Она прибавила оборотов, а потом, чтобы до меня наконец дошло, что она торопится, включила сирену. Вой сигнала вырвал меня из раздумий и переместил в пассажирское кресло. Не успел я закрыть дверь, как она тронулась с места и мы выехали со стоянки на улицу.
— Не думаю, что он нас преследует, — сказал я, когда она вдавила педаль газа в пол.
Дебора не ответила, а лишь проскользнула мимо набитого арбузами грузовика и на большой скорости поехала прочь от участка и своего напарника.
— Куда мы едем? — поинтересовался я, вцепившись в подлокотник.
— В школу.
— В какую? — спросил я, пытаясь понять, не заглушил ли рев мотора большую часть сказанного.
— Школа для богатых детишек, в которую ходила Саманта Альдовар, — ответила она. — Как ее… «Рэнсом Эверглейдс».
Я моргнул. Мне не казалось, что этот пункт назначения из тех, куда следует так торопиться: правда, может быть, Дебора боялась опоздать на урок, — но тем не менее мы продолжали на опасной скорости нестись сквозь поток. В любом случае было приятно осознавать: если мы не перевернемся по дороге, то самое опасное, что может меня ждать, — это комок жеваной бумаги. А принимая во внимание экономическое положение подавляющего большинства учеников, это будет комок жеваной бумаги самого высокого качества, что не может не утешить.
Поэтому я лишь сжал зубы и крепко вцепился в подлокотники, пока Дебора пролетала по городу: свернула на Лежен-роуд и въехала в Коконат-Гроув. Налево — на шоссе номер один, направо — на Дуглас-роуд, налево — на Пойнсиана-авеню, и, переехав Мейн-хайвей, мы оказались у ворот школы за время, которое вполне тянуло на рекордное, если бы кто-нибудь следил за такими вещами.
Мы въехали в ворота из коралловых булыжников, и нас остановил охранник. Дебора показала ему свой значок, и он тщательно изучил его, прежде чем пропустить нас. Мы миновали ряд зданий и припарковались под огромной старой индийской смоковницей, на месте, которое, согласно надписи, было зарезервировано для М. Стоукс. Дебора выбралась из машины, я последовал за ней. По тенистой тропинке мы вышли на освещенное солнцем место и увидели перед собой то, что детьми считали школой для мажоров. Строения выглядели новыми и аккуратными, территория — чистенькой и ухоженной. Солнце светило здесь чуть ярче, чем снаружи, листья пальм покачивались более плавно, и казалось, сама природа благоволила богатеньким деткам.
Сбоку от площадки в центре кампуса стояло здание с галереей, где располагалась администрация школы. Мы вошли в холл и были вынуждены ждать заместителя директора по каким-то вопросам.

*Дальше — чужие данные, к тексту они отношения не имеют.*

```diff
@@ -529,6 +639,13 @@
         return integrate_acc<INTEG>(c, q, qd, AccelPaired<SP>{c, sp});
     }
 
+    template <int INTEG, typename TAB, typename SP>
+    static RB_HD bool step_rs_shared(const C &c, T q[3], T qd[3], const SP &sp) {
+        typename SharedRouting<TAB>::Homes h;
+        SharedRouting<TAB>::fill(h);
+        return integrate_acc<INTEG>(c, q, qd, AccelShared<TAB, SP>{c, sp, h});
+    }
+
     template <int INTEG, int UNROLL, typename SP>
     static RB_HD bool step_sp(const C &c, T q[3], T qd[3], const SP &sp) {
         return integrate<INTEG>(c, q, qd, AccelAllTendons<UNROLL, SP>{c, sp});
```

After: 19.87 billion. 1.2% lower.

Я вспомнил завуча из средней школы, в которой я учился: очень крупный мужчина, с выступающим, как у кроманьонца, лбом, напоминающим кулак, — и, надо сказать, оказался несколько удивлен, когда нас поприветствовала невысокая элегантная женщина.

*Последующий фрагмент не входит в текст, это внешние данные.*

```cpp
template <template <int, int> class Fn>
void dispatch(int nq, int km, const Launch& l) {
#define DS_KM(NQ)                                   \
  switch (km) {                                     \
    case 2: Fn<NQ, 2>::run(l); return;              \
    case 3: Fn<NQ, 3>::run(l); return;              \
    case 5: Fn<NQ, 5>::run(l); return;              \
    default: Fn<NQ, 8>::run(l); return;             \
  }
  switch (nq) {
    case 1: DS_KM(1)
    case 2: DS_KM(2)
    case 4: DS_KM(4)
// ... 51 lines not shown
            done2 = true;
          }
        }
        hipLaunchKernelGGL((cheb_agg_sddmm_kernel<NQ, KM, false>), l.grid, dim3(256), l.lds, l.st, l.a);
        return;
      }
    }
    hipLaunchKernelGGL((cheb_agg_sddmm_kernel<NQ, KM>), l.grid, dim3(256), l.lds, l.st, l.a);
  }
};
template <int NQ, int KM>
struct Sddmm2L {
  static void run(const Launch& l) {
    if constexpr (NQ <= 8) {
      if (l.lds > (64u << 10)) {
        static bool done = false;
        if (!done) {
          (void)hipFuncSetAttribute((const void*)cheb_agg_sddmm2_kernel<NQ, KM>,
                                    hipFuncAttributeMaxDynamicSharedMemorySize, 160 << 10);
          done = true;
        }
      }
      hipLaunchKernelGGL((cheb_agg_sddmm2_kernel<NQ, KM>), l.grid, dim3(256), l.lds, l.st, l.a);
    }
  }
};
template <int NQ, int KM>
struct SpmmT2L {
  static void run(const Launch& l) {
    if constexpr (NQ <= 8) hipLaunchKernelGGL((cheb_agg_spmm_t2_kernel<NQ, KM>), l.grid, dim3(256), 0, l.st, l.a);
  }
};
template <int NQ, int KM>
struct SpmmTL {
  static void run(const Launch& l) {
    hipLaunchKernelGGL((cheb_agg_spmm_t_kernel<NQ, KM>), l.grid, dim3(256), 0, l.st, l.a);
  }
};

int check(const ChebAg& a) {
  if (!cheb_agg_ok(a.F, a.C, a.K, a.T)) {
    set_last_error("cheb_agg: F in 1..32, C in {16, 32}, K in 1..8, SDDMM LDS 16*K*F*T <= 160 KB");
    return DSTAGNN_E_SHAPE;
  }
  return 0;
}

size_t sddmm_lds_bytes(int K, int F, int T) { return (size_t)4 * K * F * T * sizeof(float); }

}

bool cheb_agg_ok(int F, int C, int K, int T) {
  return F >= 1 && F <= 32 && (C == 16 || C == 32) && K >= 1 && K <= 8 && T >= 1 &&
         sddmm_lds_bytes(K, F, T) <= (160u << 10);
}

int op_cheb_agg_fwd(const ChebAg& a0, hipStream_t st) {
  DS_TRY(check(a0));
  const ChebAg a = with_order(a0);
  static const bool pair_env = env_flag("DSTAGNN_AGG_PAIR", true);
  const bool save = a.agg != nullptr;
  if (pair_env && a.T <= 16 && a.F * a.T <= 512) {
    const Launch l{a, dim3(grid_rows((int64_t)((a.B + 1) / 2) * a.N)), 0, st};
    if (save) dispatch<Fwd2L>(nq_of(a.F * a.T), km_of(a.K), l);
    else dispatch<Fwd2NsL>(nq_of(a.F * a.T), km_of(a.K), l);
  } else {
    const Launch l{a, dim3(grid_rows((int64_t)a.B * a.N), (unsigned)cdiv64(a.T, 32)), 0, st};
    if (save) dispatch<FwdL>(nq_of(a.F * std::min(32, a.T)), km_of(a.K), l);
    else dispatch<FwdNsL>(nq_of(a.F * std::min(32, a.T)), km_of(a.K), l);
  }
  DS_CHECK_LAUNCH();
  return 0;
}

int op_cheb_agg_sddmm(const ChebAg& a0, hipStream_t st, ForkSig* sig) {
  DS_TRY(check(a0));
  ChebAg a = with_order(a0);
  if (sig) { a.sig = sig->p; a.sig_v = sig->v; }
  const int FT = a.F * a.T;
  static const bool pair_env = env_flag("DSTAGNN_SDDMM_PAIR", true) &&
                               !env_flag("DSTAGNN_SDDMM_NOPF", false);
  const bool pair = pair_env && a.T <= 16 && FT <= 512 && 2 * sddmm_lds_bytes(a.K, a.F, a.T) <= (160u << 10);
  if (pair) {
    dispatch<Sddmm2L>(nq_of(FT), km_of(a.K),
                      Launch{a, dim3(grid_rows((int64_t)((a.B + 1) / 2) * a.N)), 2 * sddmm_lds_bytes(a.K, a.F, a.T), st});
  } else {
    const size_t lds = sddmm_lds_bytes(a.K, a.F, a.T);
    dispatch<SddmmL>(nq_of(std::min(FT, 1024)), km_of(a.K), Launch{a, dim3(grid_rows((int64_t)a.B * a.N)), lds, st});
  }
  DS_CHECK_LAUNCH();
  if (sig) sig->carried = true;
  return 0;
}

int op_cheb_agg_spmm_t(const ChebAg& a0, hipStream_t st) {
  DS_TRY(check(a0));
  const ChebAg a = with_order(a0);
  static const bool pair_env = env_flag("DSTAGNN_AGG_PAIR", true);
  if (pair_env && a.T <= 16 && a.T * a.C <= 512) {
    dispatch<SpmmT2L>(nq_of(a.T * a.C), km_of(a.K), Launch{a, dim3(grid_rows((int64_t)((a.B + 1) / 2) * a.N)), 0, st});
    DS_CHECK_LAUNCH();
    return 0;
  }
  dispatch<SpmmTL>(nq_of(std::min(32, a.T) * a.C), km_of(a.K),
                   Launch{a, dim3(grid_rows((int64_t)a.B * a.N), (unsigned)cdiv64(a.T, 32)), 0, st});
  DS_CHECK_LAUNCH();
  return 0;
}
```

dstagnn_drought_amd/csrc/gtu_fused.hip:

```cpp
#include <mutex>
#include <set>

#include "common.hpp"
#include "handoff.hpp"
#include "ops.hpp"

namespace {

constexpr int kGC = 32, kGT = 12, kGS = 3 * kGT - 12, kGCT = kGC * kGT;
constexpr int kGNB = 22;
constexpr int kGW = 8;
constexpr int kGXS = kGC + 4;
constexpr int kGSP = kGS + 1;
constexpr int kGMT = (kGNB * (kGT - 2) + 15) / 16;
constexpr int kGMTW = (kGMT + 3) / 4;

__device__ __forceinline__ float gf_sigmoid(float x) { return __builtin_amdgcn_rcpf(1.f + __expf(-x)); }
__device__ __forceinline__ float gf_tanh(float x) {
  const float e = __expf(2.f * fminf(fmaxf(x, -15.f), 15.f));
  return 1.f - 2.f * __builtin_amdgcn_rcpf(e + 1.f);
}
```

— Офицеры, — сказала она приятным тоном, — меня зовут мисс Стейн. Чем могу помочь?
Дебора покачала головой:
— Мне необходимо задать вам несколько вопросов об одной из ваших учениц.
Мисс Стейн подняла бровь, давая нам понять, насколько необычной оказалась наша просьба. Полиция не имела обыкновения задавать вопросы, касающиеся ее учеников.
— Давайте пройдем в мой кабинет, — пригласила она и провела нас через холл в комнату с письменным столом, креслом и несколькими дюжинами грамот и фотографий на стенах.
— Садитесь, пожалуйста, — предложила мисс Стейн, и Дебора, даже не взглянув на меня, заняла единственный пластмассовый стул, стоявший напротив письменного стола, вынудив меня поискать на стене участок, свободный от памяти в рамочках, к которому я мог бы прислониться.